Electronic signatures at events solve all of this. But picking the wrong tool can make the problem worse. This guide explains exactly what to look for, how to set it up step by step, and how to make the experience smooth for every attendee.
What "electronic signature" means at an in-person event
When lawyers talk about electronic signatures, they mean cryptographic certificates that verify identity remotely — tools like DocuSign or Adobe Sign. These are excellent for contracts sent by email. They are completely wrong for a room of people arriving at a door.
What you actually need at an event is a captured handwritten signature — someone draws their signature with a finger or stylus on a tablet screen. It looks like a real signature, it is tied to a known attendee on your list, and it is timestamped automatically.
The key distinction: remote e-sign tools are built for one-to-one document workflows. Event signature tools are built for one-to-many in-person workflows — a room full of people arriving at a door. These are fundamentally different problems requiring fundamentally different tools.

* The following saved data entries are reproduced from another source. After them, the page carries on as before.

__global__ __launch_bounds__(64) void pose_fwd_kernel(LbsDev m, const float *__restrict__ betas, const float *__restrict__ pose,
                                                      const float *__restrict__ transl, int B, float *__restrict__ feat,
                                                      float *__restrict__ Rs, float *__restrict__ Jls, float *__restrict__ Gs,
                                                      float *__restrict__ As, float *__restrict__ joints)
{
    const int b = blockIdx.x;
    psi_pose_fwd_body(m, betas + (size_t)b * m.NB, pose + (size_t)b * m.J * 3, transl, B, b, feat, Rs, Jls, Gs, As, joints);
}

typedef _Float16 psi_h8 __attribute__((ext_vector_type(8)));
typedef float psi_f16v __attribute__((ext_vector_type(16)));
typedef unsigned int psi_u4 __attribute__((ext_vector_type(4)));
template <int MTB, int NCH>
__global__ __launch_bounds__(256) __attribute__((amdgpu_waves_per_eu(1, 1))) void blend_fwd_h_kernel(LbsDev m, const float *__restrict__ feat, int B,
                                                                                             float *__restrict__ v_posed)
{
    const int lane = threadIdx.x & 63, w = threadIdx.x >> 6;
    const int tq = blockIdx.x, y = blockIdx.y;
    const int gw = tq * 4 + w;
    if (gw >= m.Npad / 32) return;
    const int bt0 = y * MTB;
    const int li = lane & 31, kh = lane >> 5;
    const int KS = m.Kpad / 16;
    const int nch = NCH ? NCH : m.Kpad / 64;
    const char *dbase = (const char *)m.dirs + (size_t)gw * m.dirs_tile * 4 + (size_t)(kh * 32 + li) * 16;
    const char *fbase = (const char *)feat + (size_t)bt0 * KS * 2048 + (size_t)(kh * 32 + li) * 16;
    auto load_chunk = [&](int ch, psi_u4 (&d)[4][2], psi_u4 (&f)[MTB][4][2]) {
#pragma unroll
        for (int s4 = 0; s4 < 4; s4++)
#pragma unroll
            for (int p = 0; p < 2; p++) {
                d[s4][p] = *(const psi_u4 *)(dbase + (size_t)(ch * 4 + s4) * 2048 + p * 1024);
#pragma unroll
                for (int t = 0; t < MTB; t++) f[t][s4][p] = *(const psi_u4 *)(fbase + ((size_t)t * KS + ch * 4 + s4) * 2048 + p * 1024);
            }
    };
    psi_f16v acc[MTB][2];
#pragma unroll
    for (int t = 0; t < MTB; t++)
#pragma unroll
        for (int c = 0; c < 2; c++)
#pragma unroll
            for (int i = 0; i < 16; i++) acc[t][c][i] = 0.0f;
    auto mfma_chunk = [&](const psi_u4 (&d)[4][2], const psi_u4 (&f)[MTB][4][2]) {
#pragma unroll
        for (int s4 = 0; s4 < 4; s4++)
#pragma unroll
            for (int t = 0; t < MTB; t++) {
                const psi_h8 dh = __builtin_bit_cast(psi_h8, d[s4][0]), dl = __builtin_bit_cast(psi_h8, d[s4][1]);
                const psi_h8 fh = __builtin_bit_cast(psi_h8, f[t][s4][0]), fl = __builtin_bit_cast(psi_h8, f[t][s4][1]);
                acc[t][0] = __builtin_amdgcn_mfma_f32_32x32x16_f16(dh, fh, acc[t][0], 0, 0, 0);
                acc[t][1] = __builtin_amdgcn_mfma_f32_32x32x16_f16(dh, fl, acc[t][1], 0, 0, 0);
                acc[t][1] = __builtin_amdgcn_mfma_f32_32x32x16_f16(dl, fh, acc[t][1], 0, 0, 0);
            }
    };
    if (NCH) {
        psi_u4 d[4][4][2], f[4][MTB][4][2];
#pragma unroll
        for (int ch = 0; ch < 3 && ch < NCH; ch++) {
            load_chunk(ch, d[ch], f[ch]);
            __builtin_amdgcn_sched_barrier(0);
        }
#pragma unroll
        for (int ch = 0; ch < NCH; ch++) {
            if (ch + 3 < NCH) load_chunk(ch + 3, d[(ch + 3) & 3], f[(ch + 3) & 3]);
            __builtin_amdgcn_sched_barrier(0);
            mfma_chunk(d[ch & 3], f[ch & 3]);
            __builtin_amdgcn_sched_barrier(0);
        }
    } else {
        psi_u4 d0[4][2], d1[4][2], f0[MTB][4][2], f1[MTB][4][2];
        load_chunk(0, d0, f0);
        for (int ch = 0; ch < nch; ch += 2) {
            if (ch + 1 < nch) load_chunk(ch + 1, d1, f1);
            __builtin_amdgcn_sched_barrier(0);
            mfma_chunk(d0, f0);
            if (ch + 1 < nch) {
                if (ch + 2 < nch) load_chunk(ch + 2, d0, f0);
                __builtin_amdgcn_sched_barrier(0);
                mfma_chunk(d1, f1);
            }
        }
    }
    const float us = m.dirs_unscale, us2 = m.dirs_unscale * (1.0f / 2048.0f);
#pragma unroll
    for (int g = 0; g < 4; g++) {
        const int n = gw * 32 + 8 * g + 4 * kh;
        const f4 vt = *(const f4 *)(m.v_template + n);
#pragma unroll
        for (int t = 0; t < MTB; t++) {
            const int b = (bt0 + t) * 32 + li;
            f4 o;
#pragma unroll
            for (int e = 0; e < 4; e++) o[e] = vt[e] + __builtin_fmaf(acc[t][1][4 * g + e], us2, acc[t][0][4 * g + e] * us);
            if (b < B) *(f4 *)(v_posed + (size_t)b * m.Npad + n) = o;
        }
    }
}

Two ways to run signature collection at events
Attenda supports two distinct check-in modes. The right one depends on your event size, format, and how much staff you have at the entrance.
Registration desk — staff-managed
A staff member manages check-ins from an admin panel. They find each guest in the list, check them in, and send a signature request to a separate kiosk screen facing the guest. The guest signs while the staff member moves to the next person. This works well for formal events — annual meetings, legal assemblies, award ceremonies.
Kiosk check-in — self-service
A tablet sits at the entrance on a small stand. Guests walk up, type their name into the search field, confirm it is them, and sign. No staff needed at the door. This works well for events where guests arrive over an extended window — networking events, member meetings, training days.
How to set it up: step by step
Step 1: Create your event
Log in to Attenda and click New event. Add the event name, date, location, and timezone. The setup wizard walks you through three steps in under two minutes.
Step 2: Import your participant list
Go to the Participants tab and upload your attendee list as a CSV or Excel file. Required columns are ID and Name — Organisation is optional. Download the template if you are unsure of the format.
Step 3: Check in guests and request signatures
In registration desk mode, find each guest and check them in with one click. Once checked in, the Request signature button activates. Clicking it sends the request to the kiosk screen facing the guest in real time.
Step 4: Guest signs on the kiosk screen
The kiosk screen updates instantly with the guest's name and a Tap to sign prompt. They tap, draw their signature with a finger or stylus, and save. The consent notice is displayed before they confirm. The whole interaction takes about 15 seconds.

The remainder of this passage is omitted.